══ RECORDS FOR THE EXERCISE ══

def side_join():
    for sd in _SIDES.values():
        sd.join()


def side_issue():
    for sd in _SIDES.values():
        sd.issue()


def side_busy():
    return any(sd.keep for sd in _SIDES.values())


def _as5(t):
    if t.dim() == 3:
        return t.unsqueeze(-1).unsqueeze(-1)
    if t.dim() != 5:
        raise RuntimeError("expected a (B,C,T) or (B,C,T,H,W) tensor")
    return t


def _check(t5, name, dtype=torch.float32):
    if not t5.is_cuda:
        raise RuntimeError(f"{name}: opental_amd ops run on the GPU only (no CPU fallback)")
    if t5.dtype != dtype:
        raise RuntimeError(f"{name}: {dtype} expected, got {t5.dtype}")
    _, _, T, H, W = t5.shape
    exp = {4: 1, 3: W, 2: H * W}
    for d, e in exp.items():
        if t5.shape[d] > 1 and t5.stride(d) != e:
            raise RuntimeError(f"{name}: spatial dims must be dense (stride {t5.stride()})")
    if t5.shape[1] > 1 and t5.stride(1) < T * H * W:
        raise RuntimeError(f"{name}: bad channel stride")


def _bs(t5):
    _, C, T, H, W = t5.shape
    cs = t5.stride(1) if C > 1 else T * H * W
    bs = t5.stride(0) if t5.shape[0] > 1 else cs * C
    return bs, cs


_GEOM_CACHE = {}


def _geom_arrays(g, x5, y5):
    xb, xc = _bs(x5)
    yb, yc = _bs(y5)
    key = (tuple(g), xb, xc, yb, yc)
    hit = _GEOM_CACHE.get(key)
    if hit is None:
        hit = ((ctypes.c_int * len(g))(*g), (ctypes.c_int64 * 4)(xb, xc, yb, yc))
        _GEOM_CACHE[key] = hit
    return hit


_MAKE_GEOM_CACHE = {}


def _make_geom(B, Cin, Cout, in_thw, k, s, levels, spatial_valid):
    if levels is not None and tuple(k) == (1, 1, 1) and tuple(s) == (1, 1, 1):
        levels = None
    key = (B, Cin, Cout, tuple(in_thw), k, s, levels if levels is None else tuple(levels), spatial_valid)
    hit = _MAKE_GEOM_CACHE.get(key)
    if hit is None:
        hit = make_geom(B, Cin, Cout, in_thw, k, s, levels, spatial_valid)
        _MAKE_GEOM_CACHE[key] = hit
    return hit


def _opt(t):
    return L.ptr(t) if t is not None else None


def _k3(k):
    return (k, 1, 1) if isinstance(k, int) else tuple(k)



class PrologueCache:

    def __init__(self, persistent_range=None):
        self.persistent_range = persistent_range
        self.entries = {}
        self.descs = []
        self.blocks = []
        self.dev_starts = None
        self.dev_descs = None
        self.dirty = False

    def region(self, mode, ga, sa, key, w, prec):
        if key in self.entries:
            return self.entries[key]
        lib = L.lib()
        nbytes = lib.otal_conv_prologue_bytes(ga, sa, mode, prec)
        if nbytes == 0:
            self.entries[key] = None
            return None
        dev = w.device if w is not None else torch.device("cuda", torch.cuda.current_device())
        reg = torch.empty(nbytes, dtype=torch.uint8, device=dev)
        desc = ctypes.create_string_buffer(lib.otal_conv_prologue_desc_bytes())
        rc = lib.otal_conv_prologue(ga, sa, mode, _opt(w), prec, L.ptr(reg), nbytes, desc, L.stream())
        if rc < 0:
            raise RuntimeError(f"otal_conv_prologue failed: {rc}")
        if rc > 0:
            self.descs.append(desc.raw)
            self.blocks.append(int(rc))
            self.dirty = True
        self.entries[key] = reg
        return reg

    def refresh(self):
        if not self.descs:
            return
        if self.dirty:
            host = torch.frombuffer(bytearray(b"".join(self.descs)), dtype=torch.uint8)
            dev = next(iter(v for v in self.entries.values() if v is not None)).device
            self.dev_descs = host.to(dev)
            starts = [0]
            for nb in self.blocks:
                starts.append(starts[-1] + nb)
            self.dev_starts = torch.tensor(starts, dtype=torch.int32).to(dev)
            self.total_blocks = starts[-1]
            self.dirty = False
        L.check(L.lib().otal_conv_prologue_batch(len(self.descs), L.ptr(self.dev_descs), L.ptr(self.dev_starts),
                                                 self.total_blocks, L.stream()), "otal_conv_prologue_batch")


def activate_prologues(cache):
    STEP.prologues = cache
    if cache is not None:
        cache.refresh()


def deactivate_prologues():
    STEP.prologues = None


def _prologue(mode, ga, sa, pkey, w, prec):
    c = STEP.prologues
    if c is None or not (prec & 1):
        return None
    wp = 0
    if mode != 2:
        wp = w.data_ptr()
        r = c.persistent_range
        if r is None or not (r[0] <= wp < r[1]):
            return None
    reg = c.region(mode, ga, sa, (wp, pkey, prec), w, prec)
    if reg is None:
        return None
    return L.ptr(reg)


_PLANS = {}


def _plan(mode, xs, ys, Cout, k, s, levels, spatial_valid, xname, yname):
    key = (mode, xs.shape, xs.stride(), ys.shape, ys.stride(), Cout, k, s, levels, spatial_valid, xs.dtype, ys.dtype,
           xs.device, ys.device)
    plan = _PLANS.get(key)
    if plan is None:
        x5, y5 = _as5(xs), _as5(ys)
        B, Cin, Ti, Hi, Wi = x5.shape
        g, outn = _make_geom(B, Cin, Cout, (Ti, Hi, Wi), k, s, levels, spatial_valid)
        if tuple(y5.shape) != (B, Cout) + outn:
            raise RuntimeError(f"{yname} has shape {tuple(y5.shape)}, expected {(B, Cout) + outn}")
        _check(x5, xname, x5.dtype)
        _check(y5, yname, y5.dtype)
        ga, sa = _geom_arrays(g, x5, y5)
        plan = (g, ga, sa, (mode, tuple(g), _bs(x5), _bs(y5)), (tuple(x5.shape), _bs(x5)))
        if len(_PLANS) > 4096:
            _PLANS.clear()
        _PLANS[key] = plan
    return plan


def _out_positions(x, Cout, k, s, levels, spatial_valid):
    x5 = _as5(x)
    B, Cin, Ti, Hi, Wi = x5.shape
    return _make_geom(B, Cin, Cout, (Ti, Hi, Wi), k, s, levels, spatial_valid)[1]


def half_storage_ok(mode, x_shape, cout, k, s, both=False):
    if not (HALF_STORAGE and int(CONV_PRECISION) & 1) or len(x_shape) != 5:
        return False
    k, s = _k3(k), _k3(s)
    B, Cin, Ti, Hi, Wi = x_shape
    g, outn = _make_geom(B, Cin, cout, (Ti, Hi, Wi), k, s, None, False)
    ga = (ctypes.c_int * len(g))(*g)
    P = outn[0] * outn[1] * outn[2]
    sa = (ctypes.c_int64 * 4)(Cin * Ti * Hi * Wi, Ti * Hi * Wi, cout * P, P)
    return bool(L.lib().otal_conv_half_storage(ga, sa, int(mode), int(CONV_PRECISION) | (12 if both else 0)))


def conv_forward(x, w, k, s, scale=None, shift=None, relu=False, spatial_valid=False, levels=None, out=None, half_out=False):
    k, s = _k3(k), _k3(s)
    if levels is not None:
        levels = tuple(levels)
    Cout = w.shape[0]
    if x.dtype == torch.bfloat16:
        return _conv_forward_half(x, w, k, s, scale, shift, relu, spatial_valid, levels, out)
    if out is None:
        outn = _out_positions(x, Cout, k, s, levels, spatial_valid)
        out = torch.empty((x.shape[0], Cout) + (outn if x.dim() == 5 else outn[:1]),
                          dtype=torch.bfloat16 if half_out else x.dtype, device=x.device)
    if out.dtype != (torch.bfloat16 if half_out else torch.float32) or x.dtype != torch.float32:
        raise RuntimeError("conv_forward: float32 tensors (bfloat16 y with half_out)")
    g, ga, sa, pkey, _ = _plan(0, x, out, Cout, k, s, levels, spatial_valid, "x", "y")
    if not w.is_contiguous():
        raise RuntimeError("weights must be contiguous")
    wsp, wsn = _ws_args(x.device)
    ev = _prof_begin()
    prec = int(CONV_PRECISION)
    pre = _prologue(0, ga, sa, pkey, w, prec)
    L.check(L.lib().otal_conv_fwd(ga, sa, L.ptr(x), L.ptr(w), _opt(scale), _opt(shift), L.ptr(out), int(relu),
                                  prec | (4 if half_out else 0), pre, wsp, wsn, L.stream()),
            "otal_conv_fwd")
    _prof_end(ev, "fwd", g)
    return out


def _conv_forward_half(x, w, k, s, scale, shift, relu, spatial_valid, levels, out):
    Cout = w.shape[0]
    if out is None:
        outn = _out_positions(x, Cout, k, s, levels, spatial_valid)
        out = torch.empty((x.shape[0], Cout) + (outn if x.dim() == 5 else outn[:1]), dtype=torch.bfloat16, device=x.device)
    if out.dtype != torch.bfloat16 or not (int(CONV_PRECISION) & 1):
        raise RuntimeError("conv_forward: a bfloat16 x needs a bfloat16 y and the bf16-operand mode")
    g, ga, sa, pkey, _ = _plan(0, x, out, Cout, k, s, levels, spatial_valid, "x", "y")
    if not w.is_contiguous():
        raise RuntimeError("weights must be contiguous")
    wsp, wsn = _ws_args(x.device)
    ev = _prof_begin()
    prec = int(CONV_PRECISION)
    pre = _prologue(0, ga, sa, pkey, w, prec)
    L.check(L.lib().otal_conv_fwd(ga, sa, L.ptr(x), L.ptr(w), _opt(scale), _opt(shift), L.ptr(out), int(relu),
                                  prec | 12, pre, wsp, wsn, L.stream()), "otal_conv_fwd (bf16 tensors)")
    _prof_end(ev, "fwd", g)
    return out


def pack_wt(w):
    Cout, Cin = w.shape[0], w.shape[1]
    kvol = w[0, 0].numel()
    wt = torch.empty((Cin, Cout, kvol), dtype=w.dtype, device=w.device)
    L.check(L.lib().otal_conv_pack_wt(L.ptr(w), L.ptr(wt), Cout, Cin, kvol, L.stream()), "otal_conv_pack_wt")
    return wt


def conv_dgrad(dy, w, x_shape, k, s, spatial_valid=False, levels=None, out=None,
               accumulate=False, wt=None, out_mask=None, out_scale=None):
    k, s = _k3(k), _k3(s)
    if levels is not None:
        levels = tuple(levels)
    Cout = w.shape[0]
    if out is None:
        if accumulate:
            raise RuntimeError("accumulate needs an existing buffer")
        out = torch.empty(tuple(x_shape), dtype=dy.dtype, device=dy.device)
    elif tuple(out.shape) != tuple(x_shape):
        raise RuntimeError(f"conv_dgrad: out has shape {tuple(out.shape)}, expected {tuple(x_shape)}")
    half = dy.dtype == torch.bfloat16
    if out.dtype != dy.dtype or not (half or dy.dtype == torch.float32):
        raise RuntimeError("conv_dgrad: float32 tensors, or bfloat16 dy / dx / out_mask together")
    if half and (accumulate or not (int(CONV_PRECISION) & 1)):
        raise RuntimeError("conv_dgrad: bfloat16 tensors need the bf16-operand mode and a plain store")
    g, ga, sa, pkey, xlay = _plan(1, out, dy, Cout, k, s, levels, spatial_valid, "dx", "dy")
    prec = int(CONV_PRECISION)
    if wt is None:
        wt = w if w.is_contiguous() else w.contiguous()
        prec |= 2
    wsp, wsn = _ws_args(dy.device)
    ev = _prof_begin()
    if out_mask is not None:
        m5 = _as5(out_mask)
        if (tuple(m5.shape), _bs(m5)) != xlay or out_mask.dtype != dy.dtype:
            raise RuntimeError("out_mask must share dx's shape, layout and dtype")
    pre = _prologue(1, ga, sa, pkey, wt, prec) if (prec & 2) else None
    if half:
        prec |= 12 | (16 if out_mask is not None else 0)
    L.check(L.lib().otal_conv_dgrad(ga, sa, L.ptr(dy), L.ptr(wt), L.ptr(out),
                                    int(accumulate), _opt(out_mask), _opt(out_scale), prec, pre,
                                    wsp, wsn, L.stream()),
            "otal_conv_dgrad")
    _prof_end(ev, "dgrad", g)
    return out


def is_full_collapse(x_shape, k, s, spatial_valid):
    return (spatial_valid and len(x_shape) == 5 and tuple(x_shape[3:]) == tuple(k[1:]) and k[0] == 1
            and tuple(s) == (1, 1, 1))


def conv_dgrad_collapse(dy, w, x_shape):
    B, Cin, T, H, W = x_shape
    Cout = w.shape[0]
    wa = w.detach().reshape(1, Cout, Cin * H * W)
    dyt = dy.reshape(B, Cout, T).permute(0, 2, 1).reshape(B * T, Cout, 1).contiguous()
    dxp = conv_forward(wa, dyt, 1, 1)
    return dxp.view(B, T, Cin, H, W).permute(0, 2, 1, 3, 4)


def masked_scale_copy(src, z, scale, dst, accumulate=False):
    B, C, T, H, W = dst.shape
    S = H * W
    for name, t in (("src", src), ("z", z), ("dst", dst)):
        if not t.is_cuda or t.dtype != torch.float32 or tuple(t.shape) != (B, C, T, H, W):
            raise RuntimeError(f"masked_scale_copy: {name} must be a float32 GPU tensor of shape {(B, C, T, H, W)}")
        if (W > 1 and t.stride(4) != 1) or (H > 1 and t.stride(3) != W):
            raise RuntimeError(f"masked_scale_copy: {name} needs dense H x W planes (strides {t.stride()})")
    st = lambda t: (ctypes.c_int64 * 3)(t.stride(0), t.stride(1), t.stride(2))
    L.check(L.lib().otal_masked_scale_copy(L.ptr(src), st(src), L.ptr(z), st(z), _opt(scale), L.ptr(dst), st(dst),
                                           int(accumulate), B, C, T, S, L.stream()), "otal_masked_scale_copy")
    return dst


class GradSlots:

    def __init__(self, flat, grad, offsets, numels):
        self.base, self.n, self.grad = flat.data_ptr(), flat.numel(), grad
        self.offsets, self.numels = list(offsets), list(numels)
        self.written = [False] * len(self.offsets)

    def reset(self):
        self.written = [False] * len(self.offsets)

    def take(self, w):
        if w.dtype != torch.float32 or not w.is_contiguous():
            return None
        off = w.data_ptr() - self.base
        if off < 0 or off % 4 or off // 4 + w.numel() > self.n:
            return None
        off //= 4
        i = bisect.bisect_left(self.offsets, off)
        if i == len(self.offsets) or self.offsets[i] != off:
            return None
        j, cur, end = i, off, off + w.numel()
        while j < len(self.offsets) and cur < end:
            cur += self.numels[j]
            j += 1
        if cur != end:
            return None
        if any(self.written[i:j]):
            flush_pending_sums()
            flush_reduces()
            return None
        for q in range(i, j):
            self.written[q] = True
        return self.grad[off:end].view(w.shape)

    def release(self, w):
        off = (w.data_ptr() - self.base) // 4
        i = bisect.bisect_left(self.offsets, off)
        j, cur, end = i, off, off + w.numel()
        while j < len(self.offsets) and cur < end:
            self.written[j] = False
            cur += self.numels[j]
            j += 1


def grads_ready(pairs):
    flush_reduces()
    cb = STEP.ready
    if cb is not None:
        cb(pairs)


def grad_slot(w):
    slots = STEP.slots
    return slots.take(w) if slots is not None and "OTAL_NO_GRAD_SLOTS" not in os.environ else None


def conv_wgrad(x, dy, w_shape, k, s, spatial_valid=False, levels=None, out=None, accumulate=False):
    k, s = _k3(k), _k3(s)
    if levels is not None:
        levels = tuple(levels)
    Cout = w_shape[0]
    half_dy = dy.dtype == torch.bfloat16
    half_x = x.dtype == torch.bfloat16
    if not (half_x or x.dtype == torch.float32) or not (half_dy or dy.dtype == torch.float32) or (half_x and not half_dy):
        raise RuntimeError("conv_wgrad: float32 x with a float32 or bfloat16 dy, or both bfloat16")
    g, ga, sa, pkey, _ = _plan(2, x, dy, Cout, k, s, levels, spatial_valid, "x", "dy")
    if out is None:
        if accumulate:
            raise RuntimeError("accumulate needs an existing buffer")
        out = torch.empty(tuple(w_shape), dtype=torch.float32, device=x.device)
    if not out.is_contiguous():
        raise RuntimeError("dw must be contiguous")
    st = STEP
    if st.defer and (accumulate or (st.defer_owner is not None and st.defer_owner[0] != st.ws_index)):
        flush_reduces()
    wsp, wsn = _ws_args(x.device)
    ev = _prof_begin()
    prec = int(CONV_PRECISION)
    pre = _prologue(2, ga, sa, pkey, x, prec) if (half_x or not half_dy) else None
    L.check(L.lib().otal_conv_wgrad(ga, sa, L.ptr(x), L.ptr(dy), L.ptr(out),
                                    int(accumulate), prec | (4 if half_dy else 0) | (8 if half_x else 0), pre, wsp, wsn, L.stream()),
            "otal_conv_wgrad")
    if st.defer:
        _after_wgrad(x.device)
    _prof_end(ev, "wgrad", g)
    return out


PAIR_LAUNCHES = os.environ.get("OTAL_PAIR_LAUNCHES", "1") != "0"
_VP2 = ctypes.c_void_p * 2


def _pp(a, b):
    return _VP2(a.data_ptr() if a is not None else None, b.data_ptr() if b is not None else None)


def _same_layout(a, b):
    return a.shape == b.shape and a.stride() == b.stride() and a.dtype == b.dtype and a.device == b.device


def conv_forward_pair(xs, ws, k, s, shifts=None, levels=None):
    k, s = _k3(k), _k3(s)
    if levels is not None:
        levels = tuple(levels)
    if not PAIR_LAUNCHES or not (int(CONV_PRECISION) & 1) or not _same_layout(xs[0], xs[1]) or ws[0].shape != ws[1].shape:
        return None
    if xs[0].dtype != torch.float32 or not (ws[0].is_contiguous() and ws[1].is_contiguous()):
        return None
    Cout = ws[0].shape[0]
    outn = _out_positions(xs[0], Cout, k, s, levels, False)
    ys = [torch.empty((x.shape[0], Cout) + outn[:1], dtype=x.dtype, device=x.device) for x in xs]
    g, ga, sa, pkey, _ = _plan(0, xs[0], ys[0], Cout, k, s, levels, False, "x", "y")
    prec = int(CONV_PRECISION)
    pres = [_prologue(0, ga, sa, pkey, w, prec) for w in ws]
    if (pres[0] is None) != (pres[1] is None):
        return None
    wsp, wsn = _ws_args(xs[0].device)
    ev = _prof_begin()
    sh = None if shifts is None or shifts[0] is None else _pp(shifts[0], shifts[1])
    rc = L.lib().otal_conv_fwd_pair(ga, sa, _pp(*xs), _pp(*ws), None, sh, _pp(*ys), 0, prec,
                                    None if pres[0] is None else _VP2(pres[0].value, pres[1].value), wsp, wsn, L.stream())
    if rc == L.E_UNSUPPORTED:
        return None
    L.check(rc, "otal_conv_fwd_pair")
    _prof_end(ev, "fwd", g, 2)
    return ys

═══

--- DIRECTIONS ---
Return every line of the listing above that contains "both".

--- ANSWER TO THE EXERCISE ---
def half_storage_ok(mode, x_shape, cout, k, s, both=False):
    return bool(L.lib().otal_conv_half_storage(ga, sa, int(mode), int(CONV_PRECISION) | (12 if both else 0)))
        raise RuntimeError("conv_wgrad: float32 x with a float32 or bfloat16 dy, or both bfloat16")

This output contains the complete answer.